In parole povere, analizzando le caratteristiche chimico-fisiche di particolari inclusioni rinvenute in alcuni reperti archeologici, un team di ricercatori avrebbe trovato prove dell’impatto cosmico che circa 12.800 anni fa ha causato la distruzione del sito di Abu Hureyra, uno dei primi insediamenti umani al mondo. Lo studio è pubblicato su Scientific Reports

Medio Oriente
A) Mappa del Medio Oriente, che mostra la posizione di Abu Hureyra (AH) in Siria. (B) Mappa del sito Abu Hureyra che mostra le posizioni, da A a G) degli scavi effettuati nel sito.

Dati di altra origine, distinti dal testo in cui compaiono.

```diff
@@ -968,7 +1172,23 @@
     else if (mode == 1) { if (uni) WGRAD_LAUNCH(TT, 1, true); else WGRAD_LAUNCH(TT, 1, false); } \
     else { if (uni) WGRAD_LAUNCH(TT, 0, true); else WGRAD_LAUNCH(TT, 0, false); }                \
   } while (0)
-  if (pl.tile) {
+  if (pl.col) {
+#define COL_LAUNCH(TT, NN, GG)                                                                                         \
+  do {                                                                                                                 \
+    CGAN_BIG_LDS((conv_wgrad_col3x3_kernel<TT, NN, GG>));                                                              \
+    hipLaunchKernelGGL((conv_wgrad_col3x3_kernel<TT, NN, GG>), dim3(gx), dim3(64 * GG), cw_lds_bytes(GG), s, a);       \
+  } while (0)
+#define COL_NA(TT, GG)                                                                                                 \
+  do {                                                                                                                 \
+    if (pl.na == 1) COL_LAUNCH(TT, 1, GG); else if (pl.na == 2) COL_LAUNCH(TT, 2, GG); else if (pl.na == 3) COL_LAUNCH(TT, 3, GG); \
+    else if (pl.na == 4) COL_LAUNCH(TT, 4, GG); else COL_LAUNCH(TT, 5, GG);                                            \
+  } while (0)
+#define COL_CIG(TT) do { if (a.cin_s == 128) COL_NA(TT, 8); else COL_NA(TT, 4); } while (0)
+    if (d->dtype == CGAN_F16) COL_CIG(F16); else COL_CIG(BF16);
+#undef COL_CIG
+#undef COL_NA
+#undef COL_LAUNCH
+  } else if (pl.tile) {
     const size_t smem3 = TL_XH_BYTES + TL_DY_BYTES;
     const int na = pl.co_blocks == 1 ? ceil_div(a.cout_s, 16) : 4;
 #define TILE_LAUNCH(TT, NN, BB) hipLaunchKernelGGL((conv_wgrad_tile3x3_kernel<TT, NN, BB>), dim3(gx), dim3(256), smem3, s, a)
```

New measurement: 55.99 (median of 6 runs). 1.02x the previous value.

Crediti: Andrew M. T. Moore et al. 2020

Nel Nord della Siria, nella valle dell’Eufrate, c’è un sito archeologico di nome Abu Hureyra – oggi sommerso dalle acque del lago Assad, che testimonia un momento importantissimo della nostra storia: il periodo in cui, quasi 12.800 anni fa, l’uomo da cacciatore e raccoglitore nomade è divenuto agricoltore stanziale.

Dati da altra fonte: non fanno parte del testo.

SIGNATURES = {
    "i2v_version": (_i, []),
    "i2v_last_error": (C.c_char_p, []),
    "i2v_build_flags": (_i, []),
    "i2v_stream_create": (_i, [_i, _i, C.POINTER(C.c_void_p)]),
    "i2v_stream_destroy": (_i, [_p]),
    "i2v_roi_align_fwd": (_i, [_p, _i, _i, _i, _i, _i, _p, _i, _i, _i, _f, _i, _p, _i, _p]),
    "i2v_roi_align_bwd": (_i, [_p, _i, _p, _i, _i, _i, _f, _i, _p, _i, _i, _i, _i, _i, _p]),
    "i2v_roi_align_bwd_gather_workspace_bytes": (_z, [_i, _i, _i, _i, _i]),
    "i2v_roi_align_bwd_gather": (_i, [_p, _p, _i, _i, _i, _f, _i, _p, _i, _i, _i, _i, _p, _z, _p]),
    "i2v_roi_align_sampled_fwd": (_i, [_p, _i, _i, _i, _i, _i, _p, _i, _i, _i, _f, _i, _p, _i, _p]),
    "i2v_roi_align_sampled_bwd": (_i, [_p, _i, _p, _i, _i, _i, _f, _i, _p, _i, _i, _i, _i, _i, _p]),
    "i2v_roi_pool_fwd": (_i, [_p, _i, _i, _i, _i, _i, _p, _i, _i, _i, _f, _p, _p, _i, _p]),
    "i2v_roi_pool_fwd_geom": (_i, [_p, _i, _i, _p, _l, _p, _i, _i, _i, _f, _p, _p, _i, _p]),
    "i2v_roi_pool_bwd": (_i, [_p, _p, _i, _p, _i, _i, _i, _p, _i, _i, _i, _i, _i, _p]),
    "i2v_nms_workspace_bytes": (_z, [_i, _i]),
    "i2v_nms_sorted": (_i, [_p, _i, _i, _f, _i, _p, _p, _p, _z, _p]),
    "i2v_rpn_proposal_workspace_bytes": (_z, [_i, _i, _i, _i, _i]),
    "i2v_rpn_proposal": (_i, [_p, _i, _p, _p, _p, _i, _i, _i, _i, _i, _i, _i, _f, _p, _p, _p, _p, _z, _p]),
    "i2v_rpn_decode": (_i, [_p, _i, _p, _p, _p, _i, _i, _i, _i, _i, _p, _p, _p]),
    "i2v_sort_desc_workspace_bytes": (_z, [_i, _i]),
    "i2v_sort_desc": (_i, [_p, _i, _i, _p, _p, _z, _p]),
    "i2v_bbox_overlaps": (_i, [_p, _i, _i, _i, _p, _i, _i, _i, _p, _p, _p, _p]),
    "i2v_conv_fwd": (_i, [_p, _p, _p, _p, _p, _p, _i, _i, _i, _i, _i, _i, _i, _i, _i, _i, _p, _z, _p]),
    "i2v_conv_fwd_splits": (_i, [_i, _i, _i, _i, _i, _i, _i, _i, _i, _z]),
    "i2v_conv_split_workspace_bytes": (_z, [_i, _i, _i, _i, _i, _i, _i, _i, _i]),
    "i2v_conv_fwd_plan": (_i, [_i, _i, _i, _i, _i, _i, _i, _i, _i, _i, _i, _z, _p, _i]),
    "i2v_conv_wgrad_plan": (_i, [_i, _i, _i, _i, _i, _i, _i, _i, _i, _i, _i, _i, _i, _i, _z, _p, _i]),
    "i2v_set_tuning": (_i, [_i, _i]),
    "i2v_get_tuning": (_i, [_i]),
    "i2v_gemm_nt_batched": (_i, [_p, _p, _p, _i, _i, _i, _i, _l, _l, _l, _p, _z, _p]),
    "i2v_winograd_filter": (_i, [_p, _p, _i, _i, _p]),
    "i2v_conv3x3_winograd_workspace_bytes": (_z, [_i, _i, _i, _i, _i]),
    "i2v_conv3x3_winograd_fwd": (_i, [_p, _p, _p, _p, _p, _i, _i, _i, _i, _i, _i, _p, _z, _p]),
    "i2v_winograd4_filter": (_i, [_p, _p, _i, _i, _p]),
    "i2v_winograd4_filter_dgrad": (_i, [_p, _p, _i, _i, _p]),
    "i2v_conv3x3_winograd4_workspace_bytes": (_z, [_i, _i, _i, _i, _i]),
    "i2v_conv3x3_winograd4_fwd": (_i, [_p, _p, _p, _p, _p, _i, _i, _i, _i, _i, _i, _p, _z, _p]),
    "i2v_conv_set_tile": (_i, [_i]),
    "i2v_conv_debug_clock": (_i, [_p]),
    "i2v_debug_clock_stamp": (_i, [_p, _p]),
    "i2v_conv_dgrad_workspace_bytes": (_z, [_i, _i, _i, _i]),
    "i2v_conv_dgrad": (_i, [_p, _p, _p, _i, _i, _i, _i, _i, _i, _i, _i, _i, _p, _z, _p, _z, _p]),
    "i2v_conv_wgrad_workspace_bytes": (_z, [_i, _i, _i, _i, _i, _i, _i, _i, _i]),
    "i2v_conv_wgrad": (_i, [_p, _p, _p, _i, _i, _i, _i, _i, _i, _i, _i, _i, _f, _p, _z, _p]),
    "i2v_conv_dgrad_fused": (_i, [_p, _p, _p, _p, _p, _p, _p, _i, _i, _i, _i, _i, _i, _i, _i, _i, _p, _z, _p, _z, _p]),
    "i2v_conv_wgrad_scaled": (_i, [_p, _p, _p, _p, _i, _i, _i, _i, _i, _i, _i, _i, _i, _f, _p, _z, _p]),
    "i2v_ordered_fallbacks": (_i, [_i]),
    "i2v_conv3x3_winograd4_dgrad": (_i, [_p, _p, _p, _p, _p, _i, _i, _i, _i, _i, _p, _z, _p]),
    "i2v_conv3x3_winograd4_wgrad_workspace_bytes": (_z, [_i, _i, _i, _i, _i]),
    "i2v_conv3x3_winograd4_wgrad": (_i, [_p, _p, _p, _p, _i, _i, _i, _i, _i, _f, _p, _z, _p]),
    "i2v_gemm_tn_batched": (_i, [_p, _p, _p, _i, _i, _i, _i, _l, _l, _l, _p]),
    "i2v_gemm_tn_batched_acc": (_i, [_p, _p, _p, _i, _i, _i, _i, _l, _l, _l, _p]),
    "i2v_conv3x3_winograd4_v_bytes": (_z, [_i, _i, _i, _i]),
    "i2v_conv3x3_winograd4_fwd_keep": (_i, [_p, _p, _p, _p, _p, _p, _i, _i, _i, _i, _i, _i, _p, _z, _p]),
    "i2v_conv3x3_winograd4_wgrad_v": (_i, [_p, _p, _p, _p, _i, _i, _i, _i, _i, _f, _p, _z, _p]),
    "i2v_conv_wgrad_sgd": (_i, [_p, _p, _p, _p, _i, _i, _i, _i, _i, _i, _i, _i, _i, _f, _f, _f, _p]),
    "i2v_epilogue_bwd": (_i, [_p, _p, _p, _p, _p, _p, _l, _i, _i, _p, _p, _z, _p]),
    "i2v_maxpool3x3s2_fwd": (_i, [_p, _p, _p, _i, _i, _i, _i, _p]),
    "i2v_sgd_momentum": (_i, [_p, _p, _p, _l, _f, _f, _f, _p]),
    "i2v_sgd_momentum_multi": (_i, [_p, _p, _p, _p, _p, _p, _i, _f, _p]),
    "i2v_adam_step": (_i, [_p, _p]),
    "i2v_adam_multi": (_i, [_p, _p, _p, _p, _p, _p, _p, _i, C.c_double, C.c_double, C.c_double, _p, _p]),
    "i2v_dstyle_pool_fwd": (_i, [_p, _p, _p, _l, _i, _i, _i, _p]),
    "i2v_dstyle_pool_bwd": (_i, [_p, _p, _p, _p, _p, _l, _i, _i, _i, _p]),
    "i2v_dstyle_fused_workspace_bytes": (_z, [_l, _i, _i, _i]),
    "i2v_dstyle_fused_fwd": (_i, [_p, _p, _p, _p, _p, _p, _p, _p, _l, _i, _i, _i, _i, _p, _z, _p]),
    "i2v_relation_topk_workspace_bytes": (_z, [_i, _i]),
    "i2v_relation_topk": (_i, [_p, _p, _p, _p, _i, _i, _i, _p, _p, _p, _p, _z, _p]),
    "i2v_video_associate_workspace_bytes": (_z, [_i, _i, _i]),
    "i2v_video_associate": (_i, [_p, _p, _p, _p, _p, _p, _i, _i, _i, _i, _p, _p, _p, _p, _p, _p, _z, _p]),
    "i2v_video_viou_match_workspace_bytes": (_z, [_i, _i]),
    "i2v_video_viou_match": (_i, [_p, _p, _p, _p, _p, _p, _i, _i, _i, _l, _i, _i, C.c_double, _p, _p, _p, _p, _z, _p]),
    "i2v_seqnms_workspace_bytes": (_z, [_i, _i, _i]),
    "i2v_seqnms": (_i, [_p, _p, _p, _p, _p, _i, _i, _i, C.c_double, C.c_double, _i, _p, _p, _p, _p, _z, _p]),
    "i2v_det_eval_match_workspace_bytes": (_z, [_i]),
    "i2v_det_eval_match": (_i, [_p, _p, _p, _p, _p, _p, _p, _i, _i, _i, _i, _i, C.c_double, _p, _p, _p, _p, _z, _p]),
    "i2v_det_eval_curve_workspace_bytes": (_z, [_i]),
    "i2v_det_eval_curve": (_i, [_p, _p, _p, _p, _i, _i, _p, _p, _p, _p, _p, _p, _p, _p, _z, _p]),
    "i2v_image_prep_size": (_i, [_i, _i, _i, _p, _p, _p]),
    "i2v_image_prep": (_i, [_p, _i, _i, _i, _i, _p, _i, _p, _i, _i, _p]),
    "i2v_det_postprocess_workspace_bytes": (_z, [_i, _i]),
    "i2v_det_postprocess": (_i, [_p, _p, _p, _i, _p, _p, _f, _f, _f, _i, _i, _f, _f, _i, _p, _p, _p, _z, _p]),
    "i2v_det_postprocess_info": (_i, [_p, _p, _p, _i, _p, _p, _p, _i, _i, _f, _f, _i, _p, _p, _p, _z, _p]),
    "i2v_l2norm_rows_fwd": (_i, [_p, _p, _p, _i, _i, _f, _p]),
    "i2v_l2norm_rows_bwd": (_i, [_p, _p, _p, _p, _i, _i, _f, _p]),
    "i2v_bce_rows_fwd": (_i, [_p, _p, _p, _p, _i, _i, _p]),
    "i2v_bce_rows_bwd": (_i, [_p, _p, _p, _p, _p, _i, _i, _p]),
    "i2v_half_mse_fwd": (_i, [_p, _l, _f, _p, _p]),
    "i2v_half_mse_bwd": (_i, [_p, _l, _f, _p, _p, _p]),
    "i2v_smooth_l1_fwd": (_i, [_p, _p, _p, _p, _l, _i, _i, _f, _p, _p]),
    "i2v_smooth_l1_bwd": (_i, [_p, _p, _p, _p, _l, _i, _i, _f, _p, _p, _p]),
    "i2v_bbox_transform": (_i, [_p, _i, _p, _i, _p, _i, _i, _p, _p, _p]),
    "i2v_signed_sqrt_fwd": (_i, [_p, _p, _l, _p]),
    "i2v_signed_sqrt_bwd": (_i, [_p, _p, _p, _l, _p]),
    "i2v_pair_gather_fwd": (_i, [_p, _p, _p, _p, _i, _i, _i, _p]),
    "i2v_pair_gather_bwd": (_i, [_p, _p, _p, _p, _i, _i, _i, _p]),
    "i2v_dpixel_fwd": (_i, [_p, _p, _p, _p, _p, _p, _p, _p, _i, _i, _p]),
    "i2v_dpixel_bwd_workspace_bytes": (_z, []),
    "i2v_dpixel_bwd": (_i, [_p, _p, _p, _p, _p, _p, _p, _p, _p, _p, _p, _p, _i, _i, _f, _p, _z, _p]),
}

Abu Hureyra è dunque uno fra i primi insediamenti umani al mondo – così almeno sono giunti a concludere gli archeologi analizzando i reperti trovati nel sito prima che il lago si formasse in seguito alla costruzione della diga di Taqba, avvenuta negli anni ’70. Ma pare che questa della nascita dell’uomo stanziale non sia l’unica storia che Abu Hureyra ha da raccontare.

Uno studio condotto da un team di scienziati guidati da Andrew Moore (Rochester Institute of Technology di New York) e James Kennett (Università di  Santa Barbara, in California) sostiene, infatti, che Abu Hureyra documenti gli effetti di un evento conosciuto con il nome di impatto cosmico del Dryas recente, datato attorno a 12.800 anni fa.

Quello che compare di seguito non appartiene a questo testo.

# PRBonn/SHINE_mapping

Hardware: NVIDIA H100
Metric: sdf_train_points_per_sec_fwd_bwd (higher is better)
Workload: dtype f32

## Files before the change

### shine_mapping_b200/csrc/shine_b200.cu

```cuda

#include <cuda_runtime.h>
#include <math.h>
#include <stdint.h>

#include <type_traits>

#include "shine_b200.h"

#ifndef SHINE_GATHER_GROUP
#define SHINE_GATHER_GROUP 2
#endif
#ifndef SHINE_TRAIN_MINB
#define SHINE_TRAIN_MINB 2
#endif
#ifndef SHINE_TRAIN_DECGRAD_MINB
#define SHINE_TRAIN_DECGRAD_MINB 1
#endif
#ifndef SHINE_INFER_MINB
#define SHINE_INFER_MINB 3
#endif

#include "shine_device.cuh"

namespace {
// ... 205 lines not shown
                    acc.x = fmaf(w, v.x, acc.x); acc.y = fmaf(w, v.y, acc.y); acc.z = fmaf(w, v.z, acc.z); acc.w = fmaf(w, v.w, acc.w);
                } else {
                    red_add_f4(lv.feature_grads + (int64_t)ids[c] * F + 4 * part, w * d.x, w * d.y, w * d.z, w * d.w);
                }
            }
        }
    }
    if (MODE == 0) {
#pragma unroll
        for (int o = 1; o < LP; o <<= 1) {
            g3[0] += __shfl_xor_sync(kFull, g3[0], o); g3[1] += __shfl_xor_sync(kFull, g3[1], o); g3[2] += __shfl_xor_sync(kFull, g3[2], o);
        }
        if (valid && part == 0) { out[3 * p] = g3[0]; out[3 * p + 1] = g3[1]; out[3 * p + 2] = g3[2]; }
    } else if (MODE == 1) {
        if (valid) *reinterpret_cast<float4*>(out + p * F + 4 * part) = acc;
    }
}

__device__ __forceinline__ void to_afrag(const float (&v)[4], int odd, float (&a)[4]) {
    const float s0 = odd ? v[0] : v[2], s1 = odd ? v[1] : v[3];
    const float r0 = __shfl_xor_sync(kFull, s0, 1), r1 = __shfl_xor_sync(kFull, s1, 1);
    if (!odd) { a[0] = v[0]; a[2] = v[1]; a[1] = r0; a[3] = r1; }
    else      { a[0] = r0;   a[2] = r1;   a[1] = v[2]; a[3] = v[3]; }
}
__device__ __forceinline__ void from_cfrag(const float (&c)[4], int odd, float (&v)[4]) {
    const float s0 = odd ? c[0] : c[2], s1 = odd ? c[1] : c[3];
    const float r0 = __shfl_xor_sync(kFull, s0, 1), r1 = __shfl_xor_sync(kFull, s1, 1);
    if (!odd) { v[0] = c[0]; v[1] = c[1]; v[2] = r0; v[3] = r1; }
    else      { v[0] = r0;   v[1] = r1;   v[2] = c[2]; v[3] = c[3]; }
}

#define SHINE_ACC_DECL float dW2[2][4][4], dW1[2][4], db2p[4][2], db1p[4][2], dw3p[4][2]

__device__ __forceinline__ float reduce_scatter_g8(const float (&v)[8], int lane) {
    float a[4], b[2];
    const bool b4 = (lane & 16) != 0, b3 = (lane & 8) != 0, b2 = (lane & 4) != 0;
#pragma unroll
    for (int i = 0; i < 4; ++i) a[i] = (b4 ? v[4 + i] : v[i]) + __shfl_xor_sync(kFull, b4 ? v[i] : v[4 + i], 16);
#pragma unroll
    for (int i = 0; i < 2; ++i) b[i] = (b3 ? a[2 + i] : a[i]) + __shfl_xor_sync(kFull, b3 ? a[i] : a[2 + i], 8);
    return (b2 ? b[1] : b[0]) + __shfl_xor_sync(kFull, b2 ? b[0] : b[1], 4);
}

__device__ __forceinline__ int frag_chunk(int lane) { return lane ^ ((lane >> 2) & 6); }
template <int NTF>
__device__ __forceinline__ void load_afrag(const float* blk, int c, AFrag<NTF>& a) {
    const float4 v = *reinterpret_cast<const float4*>(blk + 4 * c);
    a.set_packed(v.x, v.y, v.z, v.w);
}
__device__ __forceinline__ void load_bfrag(const float* blk, int c, uint2& bh, uint2& bl) {
    const float2 v = *reinterpret_cast<const float2*>(blk + 2 * c);
    split_fast2(v.x, v.y, bh.x, bh.y, bl.x, bl.y);
}
__device__ __forceinline__ void stage_afrags(float* blk, const int (&sq)[2], const float (&c)[4][4]) {
#pragma unroll
    for (int mt = 0; mt < 2; ++mt)
#pragma unroll
        for (int q = 0; q < 2; ++q)
            *reinterpret_cast<float4*>(blk + 128 * mt + 4 * sq[q]) = make_float4(c[2 * mt][q], c[2 * mt + 1][q], c[2 * mt][2 + q], c[2 * mt + 1][2 + q]);
}
__device__ __forceinline__ int xfrag_word(int ks, int c) { return 64 * ks + 2 * (c ^ (8 * ks)); }
__device__ __forceinline__ void load_xfrag(const float* sx, int ks, int c, uint2& bh, uint2& bl) {
    const float2 v = *reinterpret_cast<const float2*>(sx + xfrag_word(ks, c));
    split_fast2(v.x, v.y, bh.x, bh.y, bl.x, bl.y);
}


constexpr int kGatherGroup = SHINE_GATHER_GROUP;

using shine_internal::StepParams;

struct SmemPlan {
    static constexpr int W1 = 0;
    static constexpr int W1T = W1 + 2 * kH * kF;
    static constexpr int W2 = W1T + 2 * kF * kWS;
    static constexpr int W3W2T = W2 + 2 * kH * kWS;
    static constexpr int B1 = W3W2T + 2 * kH * kWS;
    static constexpr int B2 = B1 + kH;
    static constexpr int W3 = B2 + kH;
    static constexpr int B3 = W3 + kH;
    static constexpr int GSCALE = B3 + 1;
    static constexpr int kDecGradFloats = kH * kF + kH + kH * kH + kH + kH + 1;
    static constexpr int ZSUM = B3 + 4;
    static constexpr int kZsumFloats = 8 * 5 * kTile;
    static constexpr int STAGE = ZSUM + kZsumFloats;
    static constexpr int SB2 = 0;
    static constexpr int SU = SB2;
    static constexpr int SA1 = SB2 + kTile * kH;
    static constexpr int SX = SA1 + kTile * kH;
    static constexpr int SA2 = SX + kTile * kF;
    static constexpr int SDP = SA2;
    static constexpr int kStagePerWarp = SA2 + kTile * kH;
    static constexpr int kStageGrouped = SDP + 2 * kTile;
    __host__ __device__ static constexpr int stage_per_warp(bool grouped) { return grouped ? kStageGrouped : kStagePerWarp; }
    static constexpr int kGroupPerLevel = 4 * kTile;
    static constexpr int kW2Part = kH * kH;
};

constexpr int kMaxGroupedRuns = 6;

__device__ __forceinline__ void red_add_f2(float* p, float a, float b) {
    asm volatile("red.global.add.v2.f32 [%0], {%1,%2};" ::"l"(p), "f"(a), "f"(b) : "memory");
}
__device__ __forceinline__ int group_slot(int p) { return 4 * (p & 3) + (p >> 2); }
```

Moore e colleghi sono arrivati a questa conclusione dopo aver analizzato la composizione geochimica, forma, struttura, temperatura di formazione, caratteristiche magnetiche e contenuto d’acqua di inclusioni trovate tra i cereali e i grani, sui primi materiali da costruzione e sulle ossa degli animali rinvenuti nel sito.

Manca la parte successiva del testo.